■ **WHAT THE TASK REQUIRES**
Your task is to transcribe the entries exactly.

== Segment start ==

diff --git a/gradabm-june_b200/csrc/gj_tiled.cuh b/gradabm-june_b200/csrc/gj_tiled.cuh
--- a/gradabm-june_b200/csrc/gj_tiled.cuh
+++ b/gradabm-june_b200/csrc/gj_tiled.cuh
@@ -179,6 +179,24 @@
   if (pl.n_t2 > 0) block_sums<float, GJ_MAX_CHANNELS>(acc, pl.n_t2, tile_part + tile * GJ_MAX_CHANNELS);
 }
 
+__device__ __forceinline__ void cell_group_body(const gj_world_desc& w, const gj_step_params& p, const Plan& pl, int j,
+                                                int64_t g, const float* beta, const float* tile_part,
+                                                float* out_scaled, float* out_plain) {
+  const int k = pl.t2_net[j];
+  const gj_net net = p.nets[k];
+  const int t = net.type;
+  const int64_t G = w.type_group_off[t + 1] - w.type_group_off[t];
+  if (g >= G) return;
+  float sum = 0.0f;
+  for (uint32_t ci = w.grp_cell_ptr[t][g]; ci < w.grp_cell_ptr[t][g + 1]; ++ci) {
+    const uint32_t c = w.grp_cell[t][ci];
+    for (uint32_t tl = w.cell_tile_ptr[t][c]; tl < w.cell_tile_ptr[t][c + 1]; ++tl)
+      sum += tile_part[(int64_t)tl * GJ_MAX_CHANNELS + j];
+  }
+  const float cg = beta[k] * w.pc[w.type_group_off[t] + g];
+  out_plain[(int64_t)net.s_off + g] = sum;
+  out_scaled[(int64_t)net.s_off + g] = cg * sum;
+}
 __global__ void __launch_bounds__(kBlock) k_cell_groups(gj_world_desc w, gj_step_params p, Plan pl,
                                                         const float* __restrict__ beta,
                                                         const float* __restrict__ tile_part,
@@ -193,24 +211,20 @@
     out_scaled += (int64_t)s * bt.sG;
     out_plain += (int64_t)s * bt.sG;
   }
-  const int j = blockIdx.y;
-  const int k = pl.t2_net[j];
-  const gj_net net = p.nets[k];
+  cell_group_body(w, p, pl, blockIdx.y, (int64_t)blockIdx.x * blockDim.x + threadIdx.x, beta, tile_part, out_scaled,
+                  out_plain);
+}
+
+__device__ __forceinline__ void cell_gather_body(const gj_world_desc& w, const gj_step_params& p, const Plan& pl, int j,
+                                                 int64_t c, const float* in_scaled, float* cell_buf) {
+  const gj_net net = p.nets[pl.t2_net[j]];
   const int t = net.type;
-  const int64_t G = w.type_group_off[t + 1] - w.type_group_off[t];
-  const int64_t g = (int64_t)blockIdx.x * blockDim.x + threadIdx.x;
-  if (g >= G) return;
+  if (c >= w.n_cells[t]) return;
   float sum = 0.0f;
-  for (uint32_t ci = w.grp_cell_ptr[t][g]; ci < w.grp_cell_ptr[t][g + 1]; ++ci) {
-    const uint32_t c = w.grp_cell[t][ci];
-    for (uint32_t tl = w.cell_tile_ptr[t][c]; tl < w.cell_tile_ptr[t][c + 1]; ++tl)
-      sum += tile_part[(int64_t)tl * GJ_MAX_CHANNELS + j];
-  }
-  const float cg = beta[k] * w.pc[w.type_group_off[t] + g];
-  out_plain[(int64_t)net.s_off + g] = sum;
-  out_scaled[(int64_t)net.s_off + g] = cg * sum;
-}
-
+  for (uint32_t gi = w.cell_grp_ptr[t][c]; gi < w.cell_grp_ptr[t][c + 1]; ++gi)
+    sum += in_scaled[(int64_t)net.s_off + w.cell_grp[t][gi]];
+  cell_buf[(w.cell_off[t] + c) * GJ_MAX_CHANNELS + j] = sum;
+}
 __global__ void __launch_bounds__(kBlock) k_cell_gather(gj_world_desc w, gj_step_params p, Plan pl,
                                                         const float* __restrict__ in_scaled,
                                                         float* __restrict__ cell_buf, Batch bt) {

== Segment end ==

■ **SOLUTION TO THE PROBLEM**
diff --git a/gradabm-june_b200/csrc/gj_tiled.cuh b/gradabm-june_b200/csrc/gj_tiled.cuh
--- a/gradabm-june_b200/csrc/gj_tiled.cuh
+++ b/gradabm-june_b200/csrc/gj_tiled.cuh
@@ -179,6 +179,24 @@
   if (pl.n_t2 > 0) block_sums<float, GJ_MAX_CHANNELS>(acc, pl.n_t2, tile_part + tile * GJ_MAX_CHANNELS);
 }
 
+__device__ __forceinline__ void cell_group_body(const gj_world_desc& w, const gj_step_params& p, const Plan& pl, int j,
+                                                int64_t g, const float* beta, const float* tile_part,
+                                                float* out_scaled, float* out_plain) {
+  const int k = pl.t2_net[j];
+  const gj_net net = p.nets[k];
+  const int t = net.type;
+  const int64_t G = w.type_group_off[t + 1] - w.type_group_off[t];
+  if (g >= G) return;
+  float sum = 0.0f;
+  for (uint32_t ci = w.grp_cell_ptr[t][g]; ci < w.grp_cell_ptr[t][g + 1]; ++ci) {
+    const uint32_t c = w.grp_cell[t][ci];
+    for (uint32_t tl = w.cell_tile_ptr[t][c]; tl < w.cell_tile_ptr[t][c + 1]; ++tl)
+      sum += tile_part[(int64_t)tl * GJ_MAX_CHANNELS + j];
+  }
+  const float cg = beta[k] * w.pc[w.type_group_off[t] + g];
+  out_plain[(int64_t)net.s_off + g] = sum;
+  out_scaled[(int64_t)net.s_off + g] = cg * sum;
+}
 __global__ void __launch_bounds__(kBlock) k_cell_groups(gj_world_desc w, gj_step_params p, Plan pl,
                                                         const float* __restrict__ beta,
                                                         const float* __restrict__ tile_part,
@@ -193,24 +211,20 @@
     out_scaled += (int64_t)s * bt.sG;
     out_plain += (int64_t)s * bt.sG;
   }
-  const int j = blockIdx.y;
-  const int k = pl.t2_net[j];
-  const gj_net net = p.nets[k];
+  cell_group_body(w, p, pl, blockIdx.y, (int64_t)blockIdx.x * blockDim.x + threadIdx.x, beta, tile_part, out_scaled,
+                  out_plain);
+}
+
+__device__ __forceinline__ void cell_gather_body(const gj_world_desc& w, const gj_step_params& p, const Plan& pl, int j,
+                                                 int64_t c, const float* in_scaled, float* cell_buf) {
+  const gj_net net = p.nets[pl.t2_net[j]];
   const int t = net.type;
-  const int64_t G = w.type_group_off[t + 1] - w.type_group_off[t];
-  const int64_t g = (int64_t)blockIdx.x * blockDim.x + threadIdx.x;
-  if (g >= G) return;
+  if (c >= w.n_cells[t]) return;
   float sum = 0.0f;
-  for (uint32_t ci = w.grp_cell_ptr[t][g]; ci < w.grp_cell_ptr[t][g + 1]; ++ci) {
-    const uint32_t c = w.grp_cell[t][ci];
-    for (uint32_t tl = w.cell_tile_ptr[t][c]; tl < w.cell_tile_ptr[t][c + 1]; ++tl)
-      sum += tile_part[(int64_t)tl * GJ_MAX_CHANNELS + j];
-  }
-  const float cg = beta[k] * w.pc[w.type_group_off[t] + g];
-  out_plain[(int64_t)net.s_off + g] = sum;
-  out_scaled[(int64_t)net.s_off + g] = cg * sum;
-}
-
+  for (uint32_t gi = w.cell_grp_ptr[t][c]; gi < w.cell_grp_ptr[t][c + 1]; ++gi)
+    sum += in_scaled[(int64_t)net.s_off + w.cell_grp[t][gi]];
+  cell_buf[(w.cell_off[t] + c) * GJ_MAX_CHANNELS + j] = sum;
+}
 __global__ void __launch_bounds__(kBlock) k_cell_gather(gj_world_desc w, gj_step_params p, Plan pl,
                                                         const float* __restrict__ in_scaled,
                                                         float* __restrict__ cell_buf, Batch bt) {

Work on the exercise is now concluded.